> **Task objective**
Out of the lines below, please list those that hold the string "better".

*** Begin section ***

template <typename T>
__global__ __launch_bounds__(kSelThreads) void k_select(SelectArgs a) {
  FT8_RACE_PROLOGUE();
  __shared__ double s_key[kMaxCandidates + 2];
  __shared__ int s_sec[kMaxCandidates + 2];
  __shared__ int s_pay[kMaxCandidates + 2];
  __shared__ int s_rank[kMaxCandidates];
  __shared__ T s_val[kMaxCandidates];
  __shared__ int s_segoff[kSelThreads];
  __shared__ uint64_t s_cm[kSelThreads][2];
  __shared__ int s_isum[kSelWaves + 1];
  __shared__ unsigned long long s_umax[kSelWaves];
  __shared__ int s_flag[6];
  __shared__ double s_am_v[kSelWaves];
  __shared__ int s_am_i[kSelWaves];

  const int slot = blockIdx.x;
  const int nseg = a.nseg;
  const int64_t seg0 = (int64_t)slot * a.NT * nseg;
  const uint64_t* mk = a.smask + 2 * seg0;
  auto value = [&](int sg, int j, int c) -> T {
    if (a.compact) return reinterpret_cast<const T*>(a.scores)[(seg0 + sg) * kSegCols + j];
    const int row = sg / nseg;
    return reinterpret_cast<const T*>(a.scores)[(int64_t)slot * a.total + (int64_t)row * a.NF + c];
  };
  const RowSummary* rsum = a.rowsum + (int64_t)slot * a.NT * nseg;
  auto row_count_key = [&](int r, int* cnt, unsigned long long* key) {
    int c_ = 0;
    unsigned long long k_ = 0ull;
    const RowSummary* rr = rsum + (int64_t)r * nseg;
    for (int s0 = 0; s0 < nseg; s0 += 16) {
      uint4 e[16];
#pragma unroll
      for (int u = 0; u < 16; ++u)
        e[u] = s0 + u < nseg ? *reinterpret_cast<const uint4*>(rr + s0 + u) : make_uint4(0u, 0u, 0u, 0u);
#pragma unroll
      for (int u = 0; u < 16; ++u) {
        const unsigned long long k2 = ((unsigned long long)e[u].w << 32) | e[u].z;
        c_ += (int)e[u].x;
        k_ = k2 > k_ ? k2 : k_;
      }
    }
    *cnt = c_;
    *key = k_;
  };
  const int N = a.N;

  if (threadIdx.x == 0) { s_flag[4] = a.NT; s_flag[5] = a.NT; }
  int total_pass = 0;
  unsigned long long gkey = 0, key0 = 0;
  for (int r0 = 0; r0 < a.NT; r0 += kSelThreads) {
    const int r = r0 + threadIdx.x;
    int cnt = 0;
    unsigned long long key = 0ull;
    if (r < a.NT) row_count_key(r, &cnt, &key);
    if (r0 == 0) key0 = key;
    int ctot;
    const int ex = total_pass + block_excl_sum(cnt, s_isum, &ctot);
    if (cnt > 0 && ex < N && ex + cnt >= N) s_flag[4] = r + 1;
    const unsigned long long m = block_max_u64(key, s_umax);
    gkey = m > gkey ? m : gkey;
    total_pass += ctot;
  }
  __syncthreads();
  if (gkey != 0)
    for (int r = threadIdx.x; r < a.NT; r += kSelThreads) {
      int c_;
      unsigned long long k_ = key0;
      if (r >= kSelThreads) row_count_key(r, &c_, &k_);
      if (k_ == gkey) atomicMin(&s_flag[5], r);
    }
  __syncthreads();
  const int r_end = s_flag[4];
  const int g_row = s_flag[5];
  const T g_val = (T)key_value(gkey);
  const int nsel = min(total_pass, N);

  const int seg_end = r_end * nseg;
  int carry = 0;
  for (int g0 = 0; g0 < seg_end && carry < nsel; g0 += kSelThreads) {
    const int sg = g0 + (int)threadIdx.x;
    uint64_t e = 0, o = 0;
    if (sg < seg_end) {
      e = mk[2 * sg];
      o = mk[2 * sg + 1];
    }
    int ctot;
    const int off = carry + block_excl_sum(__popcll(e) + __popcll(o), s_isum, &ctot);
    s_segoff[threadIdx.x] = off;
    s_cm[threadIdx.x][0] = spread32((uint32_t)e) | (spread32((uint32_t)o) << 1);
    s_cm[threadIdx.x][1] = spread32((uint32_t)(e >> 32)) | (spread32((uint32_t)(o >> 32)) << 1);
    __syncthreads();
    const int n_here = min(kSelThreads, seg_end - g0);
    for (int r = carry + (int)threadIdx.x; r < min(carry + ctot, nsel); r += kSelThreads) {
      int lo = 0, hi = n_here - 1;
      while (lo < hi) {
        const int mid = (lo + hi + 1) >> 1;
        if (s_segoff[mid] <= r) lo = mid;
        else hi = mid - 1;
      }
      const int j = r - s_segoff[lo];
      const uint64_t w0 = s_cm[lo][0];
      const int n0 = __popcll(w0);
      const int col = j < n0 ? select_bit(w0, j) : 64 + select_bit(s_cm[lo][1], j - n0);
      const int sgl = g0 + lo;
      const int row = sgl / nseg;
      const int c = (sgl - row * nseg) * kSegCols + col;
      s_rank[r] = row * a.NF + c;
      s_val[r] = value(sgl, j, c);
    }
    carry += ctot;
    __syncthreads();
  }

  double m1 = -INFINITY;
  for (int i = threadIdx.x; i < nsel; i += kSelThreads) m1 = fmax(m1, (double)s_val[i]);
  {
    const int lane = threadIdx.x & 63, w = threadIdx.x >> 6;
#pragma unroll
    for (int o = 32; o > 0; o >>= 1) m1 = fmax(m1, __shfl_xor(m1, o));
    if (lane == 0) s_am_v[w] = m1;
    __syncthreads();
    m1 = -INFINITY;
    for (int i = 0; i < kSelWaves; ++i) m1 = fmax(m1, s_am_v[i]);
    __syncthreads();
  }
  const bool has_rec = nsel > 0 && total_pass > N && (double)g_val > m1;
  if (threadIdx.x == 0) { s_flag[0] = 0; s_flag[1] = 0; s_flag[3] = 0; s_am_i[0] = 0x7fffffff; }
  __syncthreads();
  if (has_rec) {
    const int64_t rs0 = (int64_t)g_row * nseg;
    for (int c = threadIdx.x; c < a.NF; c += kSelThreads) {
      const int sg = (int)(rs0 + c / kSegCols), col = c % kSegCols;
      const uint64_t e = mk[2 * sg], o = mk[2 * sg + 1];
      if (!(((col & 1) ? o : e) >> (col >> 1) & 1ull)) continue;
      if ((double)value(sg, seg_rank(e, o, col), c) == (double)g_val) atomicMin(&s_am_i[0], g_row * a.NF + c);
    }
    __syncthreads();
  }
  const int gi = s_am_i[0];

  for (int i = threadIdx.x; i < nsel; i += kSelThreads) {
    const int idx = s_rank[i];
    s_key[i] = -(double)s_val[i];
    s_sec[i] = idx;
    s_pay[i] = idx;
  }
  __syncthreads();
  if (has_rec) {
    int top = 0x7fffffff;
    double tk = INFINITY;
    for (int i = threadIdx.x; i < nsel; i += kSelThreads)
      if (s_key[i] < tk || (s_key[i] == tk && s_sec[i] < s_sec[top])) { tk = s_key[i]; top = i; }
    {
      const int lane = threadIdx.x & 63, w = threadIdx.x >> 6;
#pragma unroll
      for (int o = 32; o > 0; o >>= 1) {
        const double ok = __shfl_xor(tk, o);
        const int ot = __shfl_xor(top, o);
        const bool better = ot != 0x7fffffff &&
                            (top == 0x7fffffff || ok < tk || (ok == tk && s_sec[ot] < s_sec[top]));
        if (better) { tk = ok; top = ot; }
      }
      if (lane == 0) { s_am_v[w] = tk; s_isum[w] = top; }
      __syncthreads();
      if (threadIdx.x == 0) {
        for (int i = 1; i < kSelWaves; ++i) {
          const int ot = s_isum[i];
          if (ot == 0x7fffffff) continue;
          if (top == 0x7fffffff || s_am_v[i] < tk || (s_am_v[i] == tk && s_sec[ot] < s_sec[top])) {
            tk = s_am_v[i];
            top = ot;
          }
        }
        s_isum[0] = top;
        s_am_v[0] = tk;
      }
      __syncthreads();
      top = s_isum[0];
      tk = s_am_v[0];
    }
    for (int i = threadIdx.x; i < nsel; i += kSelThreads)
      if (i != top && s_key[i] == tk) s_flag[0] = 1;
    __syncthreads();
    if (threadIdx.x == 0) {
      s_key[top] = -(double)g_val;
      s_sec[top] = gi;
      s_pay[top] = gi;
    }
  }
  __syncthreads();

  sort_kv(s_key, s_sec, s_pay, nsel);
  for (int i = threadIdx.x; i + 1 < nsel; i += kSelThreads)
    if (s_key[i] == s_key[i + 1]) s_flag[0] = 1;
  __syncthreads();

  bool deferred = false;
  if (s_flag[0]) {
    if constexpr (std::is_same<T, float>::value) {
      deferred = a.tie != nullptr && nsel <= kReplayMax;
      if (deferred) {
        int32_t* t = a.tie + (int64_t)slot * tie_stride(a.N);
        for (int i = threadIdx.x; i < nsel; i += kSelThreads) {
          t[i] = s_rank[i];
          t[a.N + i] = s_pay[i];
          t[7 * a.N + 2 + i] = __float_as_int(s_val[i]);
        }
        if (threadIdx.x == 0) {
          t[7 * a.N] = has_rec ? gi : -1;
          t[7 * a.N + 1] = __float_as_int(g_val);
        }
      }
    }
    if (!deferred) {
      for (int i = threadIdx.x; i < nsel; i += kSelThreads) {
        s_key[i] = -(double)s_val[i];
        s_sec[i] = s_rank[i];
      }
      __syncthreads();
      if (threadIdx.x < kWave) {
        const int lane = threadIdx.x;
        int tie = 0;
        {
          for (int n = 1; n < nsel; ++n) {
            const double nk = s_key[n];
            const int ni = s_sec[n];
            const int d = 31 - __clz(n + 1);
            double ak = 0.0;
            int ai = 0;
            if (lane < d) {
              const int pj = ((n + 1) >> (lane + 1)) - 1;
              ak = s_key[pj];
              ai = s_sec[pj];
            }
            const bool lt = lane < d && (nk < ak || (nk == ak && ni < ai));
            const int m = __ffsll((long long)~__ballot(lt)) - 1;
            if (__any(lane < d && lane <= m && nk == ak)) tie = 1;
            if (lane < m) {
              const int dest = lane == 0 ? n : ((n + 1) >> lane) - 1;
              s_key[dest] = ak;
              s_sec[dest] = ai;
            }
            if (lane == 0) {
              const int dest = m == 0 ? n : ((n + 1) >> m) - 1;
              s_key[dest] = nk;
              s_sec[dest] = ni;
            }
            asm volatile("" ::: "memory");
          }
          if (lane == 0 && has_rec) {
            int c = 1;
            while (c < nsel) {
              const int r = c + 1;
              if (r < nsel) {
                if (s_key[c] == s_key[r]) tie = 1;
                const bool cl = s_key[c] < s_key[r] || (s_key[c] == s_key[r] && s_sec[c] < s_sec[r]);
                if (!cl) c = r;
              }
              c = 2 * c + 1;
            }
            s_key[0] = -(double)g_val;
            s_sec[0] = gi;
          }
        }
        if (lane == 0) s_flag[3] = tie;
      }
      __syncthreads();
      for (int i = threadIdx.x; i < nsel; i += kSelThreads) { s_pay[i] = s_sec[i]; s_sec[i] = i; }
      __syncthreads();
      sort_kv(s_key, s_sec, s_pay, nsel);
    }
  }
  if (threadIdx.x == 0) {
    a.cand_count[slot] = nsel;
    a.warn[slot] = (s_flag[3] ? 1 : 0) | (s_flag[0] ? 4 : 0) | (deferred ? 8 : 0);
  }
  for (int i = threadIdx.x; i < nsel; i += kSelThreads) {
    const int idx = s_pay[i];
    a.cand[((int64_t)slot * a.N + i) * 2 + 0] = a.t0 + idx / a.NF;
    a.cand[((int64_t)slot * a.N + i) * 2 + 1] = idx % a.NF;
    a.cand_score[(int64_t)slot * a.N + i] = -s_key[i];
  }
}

*** End section ***
*** Begin section ***

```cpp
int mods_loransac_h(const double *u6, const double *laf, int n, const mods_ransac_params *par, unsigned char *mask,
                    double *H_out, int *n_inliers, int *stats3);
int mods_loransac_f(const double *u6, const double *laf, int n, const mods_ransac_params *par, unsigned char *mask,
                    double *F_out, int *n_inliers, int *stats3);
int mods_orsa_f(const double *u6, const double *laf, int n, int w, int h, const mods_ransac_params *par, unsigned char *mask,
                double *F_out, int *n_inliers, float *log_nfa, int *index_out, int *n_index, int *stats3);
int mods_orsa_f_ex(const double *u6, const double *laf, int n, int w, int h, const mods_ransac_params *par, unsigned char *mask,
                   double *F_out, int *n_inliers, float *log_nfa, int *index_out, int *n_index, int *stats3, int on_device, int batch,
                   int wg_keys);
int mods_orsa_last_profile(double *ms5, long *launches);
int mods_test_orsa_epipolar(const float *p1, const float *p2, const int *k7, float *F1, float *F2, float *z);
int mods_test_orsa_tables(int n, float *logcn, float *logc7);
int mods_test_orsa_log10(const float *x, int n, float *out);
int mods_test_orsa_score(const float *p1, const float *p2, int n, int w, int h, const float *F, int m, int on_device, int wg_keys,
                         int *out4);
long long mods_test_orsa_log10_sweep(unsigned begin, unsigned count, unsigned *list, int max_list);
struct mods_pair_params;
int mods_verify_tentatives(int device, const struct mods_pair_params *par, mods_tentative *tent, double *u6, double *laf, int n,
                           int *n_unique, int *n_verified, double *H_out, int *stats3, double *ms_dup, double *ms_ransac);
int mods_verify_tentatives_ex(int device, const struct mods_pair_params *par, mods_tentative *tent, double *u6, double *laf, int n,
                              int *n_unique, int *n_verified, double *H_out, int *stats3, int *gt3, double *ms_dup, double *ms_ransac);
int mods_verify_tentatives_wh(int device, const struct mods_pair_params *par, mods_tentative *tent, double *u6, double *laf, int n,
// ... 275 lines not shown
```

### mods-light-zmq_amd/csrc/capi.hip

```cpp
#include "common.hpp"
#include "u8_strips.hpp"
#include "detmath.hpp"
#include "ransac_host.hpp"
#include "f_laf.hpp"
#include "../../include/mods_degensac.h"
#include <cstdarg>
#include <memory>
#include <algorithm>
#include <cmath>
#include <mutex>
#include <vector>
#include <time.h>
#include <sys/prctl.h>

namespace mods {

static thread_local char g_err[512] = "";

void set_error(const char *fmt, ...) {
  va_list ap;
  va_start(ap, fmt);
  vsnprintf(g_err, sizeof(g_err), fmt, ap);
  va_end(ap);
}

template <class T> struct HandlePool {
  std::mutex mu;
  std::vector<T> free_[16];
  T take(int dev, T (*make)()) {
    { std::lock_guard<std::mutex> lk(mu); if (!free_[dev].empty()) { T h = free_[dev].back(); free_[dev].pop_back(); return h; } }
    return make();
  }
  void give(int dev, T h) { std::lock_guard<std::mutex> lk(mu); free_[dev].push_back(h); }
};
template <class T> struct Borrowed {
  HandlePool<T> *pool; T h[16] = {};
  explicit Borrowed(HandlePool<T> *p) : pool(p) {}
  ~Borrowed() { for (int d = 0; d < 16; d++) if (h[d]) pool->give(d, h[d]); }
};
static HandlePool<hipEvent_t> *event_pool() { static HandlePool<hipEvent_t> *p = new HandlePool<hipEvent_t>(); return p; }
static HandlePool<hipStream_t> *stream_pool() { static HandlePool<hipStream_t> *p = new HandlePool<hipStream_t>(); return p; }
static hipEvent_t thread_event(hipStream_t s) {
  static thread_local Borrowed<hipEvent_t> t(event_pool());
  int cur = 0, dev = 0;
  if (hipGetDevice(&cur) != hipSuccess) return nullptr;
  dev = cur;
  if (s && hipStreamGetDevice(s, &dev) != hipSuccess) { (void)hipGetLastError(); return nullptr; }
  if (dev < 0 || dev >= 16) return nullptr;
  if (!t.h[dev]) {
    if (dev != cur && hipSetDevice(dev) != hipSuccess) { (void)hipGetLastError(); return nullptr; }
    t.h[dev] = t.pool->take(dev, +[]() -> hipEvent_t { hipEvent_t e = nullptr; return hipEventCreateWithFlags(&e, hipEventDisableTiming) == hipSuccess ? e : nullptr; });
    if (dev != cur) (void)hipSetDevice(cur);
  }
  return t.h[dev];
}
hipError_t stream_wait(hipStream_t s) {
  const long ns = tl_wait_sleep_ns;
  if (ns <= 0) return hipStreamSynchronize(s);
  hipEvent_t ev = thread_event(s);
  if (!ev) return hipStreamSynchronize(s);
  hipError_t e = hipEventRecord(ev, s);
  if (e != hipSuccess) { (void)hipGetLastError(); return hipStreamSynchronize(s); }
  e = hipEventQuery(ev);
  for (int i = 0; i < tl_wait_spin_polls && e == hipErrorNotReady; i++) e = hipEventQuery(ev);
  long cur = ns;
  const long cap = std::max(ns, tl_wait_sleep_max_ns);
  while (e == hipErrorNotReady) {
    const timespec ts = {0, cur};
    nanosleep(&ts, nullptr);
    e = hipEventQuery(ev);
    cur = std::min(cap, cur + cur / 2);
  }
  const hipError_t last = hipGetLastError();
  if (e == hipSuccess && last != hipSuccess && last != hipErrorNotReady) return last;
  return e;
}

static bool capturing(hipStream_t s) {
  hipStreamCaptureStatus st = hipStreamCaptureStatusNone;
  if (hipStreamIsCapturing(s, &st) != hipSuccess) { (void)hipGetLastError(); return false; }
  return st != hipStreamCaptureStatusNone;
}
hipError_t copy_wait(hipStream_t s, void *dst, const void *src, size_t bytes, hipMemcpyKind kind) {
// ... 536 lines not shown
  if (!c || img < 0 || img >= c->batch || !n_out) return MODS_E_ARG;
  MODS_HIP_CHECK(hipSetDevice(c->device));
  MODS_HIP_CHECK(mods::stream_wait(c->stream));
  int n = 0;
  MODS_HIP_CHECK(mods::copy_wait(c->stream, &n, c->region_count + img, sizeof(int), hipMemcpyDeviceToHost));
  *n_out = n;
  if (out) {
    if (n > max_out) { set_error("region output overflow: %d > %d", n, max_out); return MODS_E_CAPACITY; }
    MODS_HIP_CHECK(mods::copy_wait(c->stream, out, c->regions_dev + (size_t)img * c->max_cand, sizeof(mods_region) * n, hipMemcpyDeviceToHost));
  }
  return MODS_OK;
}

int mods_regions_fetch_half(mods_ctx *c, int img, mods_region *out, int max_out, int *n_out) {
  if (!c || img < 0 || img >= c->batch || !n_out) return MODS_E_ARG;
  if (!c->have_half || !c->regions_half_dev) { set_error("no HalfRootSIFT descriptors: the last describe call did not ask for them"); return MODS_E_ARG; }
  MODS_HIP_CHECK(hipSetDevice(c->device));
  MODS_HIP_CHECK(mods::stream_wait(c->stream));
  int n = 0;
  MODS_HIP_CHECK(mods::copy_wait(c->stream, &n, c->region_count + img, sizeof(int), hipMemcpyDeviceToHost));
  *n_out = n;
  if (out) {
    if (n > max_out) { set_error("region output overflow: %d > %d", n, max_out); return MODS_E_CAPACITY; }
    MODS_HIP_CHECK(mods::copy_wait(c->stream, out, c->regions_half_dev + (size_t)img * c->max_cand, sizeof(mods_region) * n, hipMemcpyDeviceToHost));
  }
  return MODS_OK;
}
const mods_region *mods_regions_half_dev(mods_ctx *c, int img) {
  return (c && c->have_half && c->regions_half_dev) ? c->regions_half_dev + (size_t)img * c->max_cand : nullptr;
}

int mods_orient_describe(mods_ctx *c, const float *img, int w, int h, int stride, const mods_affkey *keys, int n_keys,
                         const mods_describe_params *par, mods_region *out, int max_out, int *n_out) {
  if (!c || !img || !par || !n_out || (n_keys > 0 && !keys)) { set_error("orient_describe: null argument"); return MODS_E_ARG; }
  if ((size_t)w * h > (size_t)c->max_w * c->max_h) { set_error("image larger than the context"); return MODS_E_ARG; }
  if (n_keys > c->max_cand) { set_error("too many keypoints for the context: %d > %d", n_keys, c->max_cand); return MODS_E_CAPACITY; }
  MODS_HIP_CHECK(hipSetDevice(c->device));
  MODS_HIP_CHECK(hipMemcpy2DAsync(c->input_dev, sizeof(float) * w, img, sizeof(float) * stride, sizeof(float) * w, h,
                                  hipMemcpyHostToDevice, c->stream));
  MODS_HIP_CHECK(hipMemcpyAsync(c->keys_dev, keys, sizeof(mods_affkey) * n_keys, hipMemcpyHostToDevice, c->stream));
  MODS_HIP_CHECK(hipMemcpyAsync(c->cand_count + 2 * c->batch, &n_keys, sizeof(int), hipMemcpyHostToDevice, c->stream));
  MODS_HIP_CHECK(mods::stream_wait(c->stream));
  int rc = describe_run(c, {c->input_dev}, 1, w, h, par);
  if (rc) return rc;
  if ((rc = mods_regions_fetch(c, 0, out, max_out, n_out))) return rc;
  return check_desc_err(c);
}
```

*** End section ***

> **Written answer**
        const bool better = ot != 0x7fffffff &&
        if (better) { tk = ok; top = ot; }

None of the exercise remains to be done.